#### [WHAT THIS TASK INVOLVES]
Tally the lines in these records that hold the string "Tfull", and reply with the number alone.

Collected data entries
━━━━━━━━━━━━━━━━━━━━
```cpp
void partls::install_sweep_result(partls_ctx *c, const double *sweep_out, int grid, bool has_sol, double *bobj_out, int64_t *bpat_out)
{
    const SweepBlock b = sweep_block(const_cast<double *>(sweep_out), grid, true);
    c->last_pivots = b.counters[1];
    c->last_vetoes = b.counters[2];
    c->sweep_vetoes = b.counters[2];
    c->export_wg = -1;
    std::vector<int64_t> bp((size_t)grid);
    double bobj = INFINITY;
    int64_t bpat = -1;
    int best_wg = -1;
    for (int i = 0; i < grid; ++i) {
        bp[(size_t)i] = reference_pattern(c, b.best_pat[i]);
        if (bp[(size_t)i] < 0) continue;
        if (bpat < 0 || b.best_obj[i] < bobj || (b.best_obj[i] == bobj && bp[(size_t)i] < bpat)) { bobj = b.best_obj[i]; bpat = bp[(size_t)i]; best_wg = i; }
    }
    if (has_sol) c->export_wg = best_wg;
    c->near_pat.clear();
    c->cand.clear();
    c->near_for = bpat;
    if (bpat >= 0) {
        const double yy = h_reg(c, (int)c->M + 1, (int)c->M + 1);
        const double lim2 = bobj * bobj + c->knobs.near_tie_rel * (yy > 0.0 ? yy : 0.0);
        std::vector<std::pair<double, int64_t>> others;
        for (int i = 0; i < grid; ++i) {
            if (bp[(size_t)i] >= 0) others.emplace_back(b.best_obj[i], bp[(size_t)i]);
            if (b.second_pat[i] >= 0) others.emplace_back(b.second_obj[i], reference_pattern(c, b.second_pat[i]));
        }
        install_near_ties({bobj, bpat}, std::move(others), lim2, 3, c->cand, c->near_pat, c->near_for);
    }
    *bobj_out = bobj;
    *bpat_out = bpat;
}
```

Before: 22.59 million.

## Relayout tableau so pair-twin columns share one tile and solve them directly

Adds a host-side relayout that permutes tableau variables so every variable tied to Gray bit 0 lands in tile slot T-2. The tableau is rebuilt and the interleaved mask is re-uploaded. The twin-pattern check in the pair kernel then gathers that single tile and calls pair_solve on it directly, replacing the earlier route that reused the blocked panel loop with a pr_ncol state machine. This is meant to cut the cross-wave ballot summaries and the extra panel passes per twin. In exchange it adds a one-time re-layout cost, and pairing is now enabled only when that relayout has been applied.

```diff
diff --git a/partitionedls.jl_amd/csrc/ctx.h b/partitionedls.jl_amd/csrc/ctx.h
--- a/partitionedls.jl_amd/csrc/ctx.h
+++ b/partitionedls.jl_amd/csrc/ctx.h
@@ -181,6 +181,8 @@
     std::vector<int> perm;
     std::vector<uint64_t> mask_tab;
     bool use_reg = false;
+    bool pair_laid = false;
+    std::vector<uint64_t> mask_int_host;
     partls::BitOrder order{};
     bool order_ready = false, order_identity = true;
     std::vector<double> flip_cost;
@@ -223,6 +225,7 @@
 partls_status adopt_or_upload(partls_ctx *c, const void *X, int64_t N, int64_t M, int64_t ldX, const double *y, int x_on_device, size_t esz);
 partls_status prepare_weights(partls_ctx *c, const double *w, int64_t N, int on_device);
 partls_status ctx_prepare_tableau(partls_ctx *c);
+partls_status ctx_layout_tableau(partls_ctx *c, bool timed);
 partls_status load_partition(partls_ctx *c, const int64_t *P, int64_t M, int64_t K, int64_t ldP);
 partls_status upload_matrix(partls_ctx *c, void *dst, const void *X, int64_t N, int64_t M, int64_t ldX, size_t esz = sizeof(double));
 constexpr double SWEEP_PIV_EPS = 1e-11;
@@ -243,6 +246,8 @@
 void bind_sweep_block(SweepParams &p, double *base, int grid, bool runner_up);
 hipError_t launch_any_sweep(partls_ctx *c, SweepParams &p, int grid, bool models = false);
 partls_status calibrate_bit_order(partls_ctx *c);
+partls_status prepare_sweep_order(partls_ctx *c);
+partls_status pair_relayout(partls_ctx *c);
 bool sweep_plan(partls_ctx *c, int64_t total, int64_t *chain_len_out, int *grid_out, const char *who);
 bool sweep_pairs(const partls_ctx *c, int64_t total);
 int64_t reference_pattern(const partls_ctx *c, int64_t q);
diff --git a/partitionedls.jl_amd/csrc/opt.hip b/partitionedls.jl_amd/csrc/opt.hip
--- a/partitionedls.jl_amd/csrc/opt.hip
+++ b/partitionedls.jl_amd/csrc/opt.hip
@@ -93,7 +93,7 @@
         return PARTLS_OK;
     }
     if (!c->order_ready) {
-        partls_status st = calibrate_bit_order(c);
+        partls_status st = prepare_sweep_order(c);
         if (st != PARTLS_OK) return st;
     }
     const int n = c->n;
@@ -358,7 +358,7 @@
     *empty = g_begin == g_end;
     if (*empty) return PARTLS_OK;
     if (!c->order_ready) {
-        partls_status st = calibrate_bit_order(c);
+        partls_status st = prepare_sweep_order(c);
         if (st != PARTLS_OK) return st;
     }
     return PARTLS_OK;
@@ -644,7 +644,7 @@
     PARTLS_HIP_CHECK(hipSetDevice(c->device));
     if (cnt == 0) return PARTLS_OK;
     if (!c->order_ready) {
-        partls_status st = calibrate_bit_order(c);
+        partls_status st = prepare_sweep_order(c);
         if (st != PARTLS_OK) return st;
     }
     const int64_t kk = std::min<int64_t>(k, cnt);
@@ -698,7 +698,7 @@
     if (!opt_range_ok(c, "partls_opt_bit_order")) return PARTLS_ERR_UNSUPPORTED;
     PARTLS_HIP_CHECK(hipSetDevice(c->device));
     if (!c->order_ready) {
-        partls_status st = calibrate_bit_order(c);
+        partls_status st = prepare_sweep_order(c);
         if (st != PARTLS_OK) return st;
     }
     for (int k = 0; k < c->kbits; ++k) {
diff --git a/partitionedls.jl_amd/csrc/prepare.hip b/partitionedls.jl_amd/csrc/prepare.hip
--- a/partitionedls.jl_amd/csrc/prepare.hip
+++ b/partitionedls.jl_amd/csrc/prepare.hip
@@ -130,6 +130,7 @@
     c->coop_state_valid = false; c->coop_fallback = false;
     c->tab_valid = false;
     c->order_ready = false; c->order_identity = true; c->flip_cost.clear();
+    c->pair_laid = false;
     c->dw = nullptr; c->ds = nullptr;
     c->x_f32 = false;
     c->last_upload_ms = 0.0; c->last_upload_bytes = 0.0;
@@ -188,18 +189,12 @@
     return ctx_prepare_tableau(c);
 }
 
-partls_status ctx_prepare_tableau(partls_ctx *c)
-{
-    const int64_t M = c->M, K = c->K;
+partls_status ctx_layout_tableau(partls_ctx *c, bool timed)
+{
+    const int64_t M = c->M;
     const double eta = c->eta;
     const bool faithful = c->faithful;
     const uint32_t flags = c->flags;
-    c->n = faithful ? (int)M + 1 : (int)M;
-    c->kbits = faithful ? (int)K + 1 : (int)K;
-    c->perm.resize((size_t)c->n);
-    std::iota(c->perm.begin(), c->perm.end(), 0);
-    auto key = [&](int v) { const uint64_t m = c->mask_aug[(size_t)v]; return m ? __builtin_ctzll(m) : 64; };
-    std::stable_sort(c->perm.begin(), c->perm.end(), [&](int a, int b) { return key(a) < key(b); });
     c->mask_tab.resize((size_t)c->n);
     for (int i = 0; i < c->n; ++i) c->mask_tab[(size_t)i] = c->mask_aug[(size_t)c->perm[(size_t)i]];
 
@@ -216,7 +211,7 @@
     }
     PARTLS_HIP_CHECK(c->scale.ensure((size_t)c->n * sizeof(double)));
     PARTLS_HIP_CHECK(c->Tfull.ensure((size_t)(c->n + 1) * (c->n + 1) * sizeof(double)));
-    t_begin(c, PARTLS_T_PREP);
+    if (timed) t_begin(c, PARTLS_T_PREP);
     PARTLS_HIP_CHECK(launch_prep(c->G.as<double>(), c->ldg, (int)M, eta, c->maskAugD.as<uint64_t>(), faithful ? 0 : 1,
                                  c->permP, c->scale.as<double>(), c->Tfull.as<double>(), c->n, c->stream));
     c->use_reg = sweep_reg_supported(c->n) && c->n <= 16 * c->knobs.reg_maxt && !(flags & PARTLS_OPT_GENERIC_KERNEL);
@@ -225,7 +220,23 @@
         PARTLS_HIP_CHECK(c->T0reg.ensure(sweep_reg_t0_doubles(c->T) * sizeof(double)));
         PARTLS_HIP_CHECK(launch_layout_reg(c->Tfull.as<double>(), c->n, c->T, c->T0reg.as<double>(), c->stream));
     }
-    t_end(c, PARTLS_T_PREP);
+    if (timed) t_end(c, PARTLS_T_PREP);
+    return PARTLS_OK;
+}
+
+partls_status ctx_prepare_tableau(partls_ctx *c)
+{
+    const int64_t M = c->M, K = c->K;
+    const bool faithful = c->faithful;
+    c->n = faithful ? (int)M + 1 : (int)M;
+    c->kbits = faithful ? (int)K + 1 : (int)K;
+    c->perm.resize((size_t)c->n);
+    std::iota(c->perm.begin(), c->perm.end(), 0);
+    auto key = [&](int v) { const uint64_t m = c->mask_aug[(size_t)v]; return m ? __builtin_ctzll(m) : 64; };
+    std::stable_sort(c->perm.begin(), c->perm.end(), [&](int a, int b) { return key(a) < key(b); });
+    c->pair_laid = false;
+    partls_status st = ctx_layout_tableau(c, true);
+    if (st != PARTLS_OK) return st;
     PARTLS_HIP_CHECK(c->hG.resize((size_t)c->ldg * c->ldg));
     PARTLS_HIP_CHECK(c->hScale.resize((size_t)c->n));
     PARTLS_HIP_CHECK(hipMemcpyAsync(c->hG.data(), c->G.p, c->hG.size() * sizeof(double), hipMemcpyDeviceToHost, c->stream));
diff --git a/partitionedls.jl_amd/csrc/sweep_blk.hip b/partitionedls.jl_amd/csrc/sweep_blk.hip
--- a/partitionedls.jl_amd/csrc/sweep_blk.hip
+++ b/partitionedls.jl_amd/csrc/sweep_blk.hip
@@ -220,21 +220,23 @@
     return veto;
 }
 
-template <int CW>
+template <int CW, int RS, int KC>
 __device__ __forceinline__ void pair_solve(const double *P, const int *cpos, int m, int lane, int rhspos, double *out)
 {
     const int r = lane & 15, h = lane >> 4;
     const int code = cpos[r < m ? r : 0];
     const unsigned basm = (unsigned)__ballot(code < 0 && lane < m);
-    const int pos = code < 0 ? ~code : code;
+    const int kr = code < 0 ? ~code : code;
+    const int pos = kr * RS + KC;
     double pv[4];
 #pragma unroll
     for (int jj = 0; jj < 4; ++jj) {
         const int c = 4 * h + jj;
-        const double v = P[c * CW + pos];
+        const int cc = cpos[c < m ? c : 0];
+        const double v = P[(cc < 0 ? ~cc : cc) * CW + pos];
         pv[jj] = (r < m && c < m) ? v : 0.0;
     }
-    double qc = P[r * CW + rhspos];
+    double qc = P[kr * CW + rhspos];
     if (r >= m) qc = 0.0;
     bool hard = false;
 #pragma unroll 1
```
━━━━━━━━━━━━━━━━━━━━
#### [OUTPUT BELOW]
3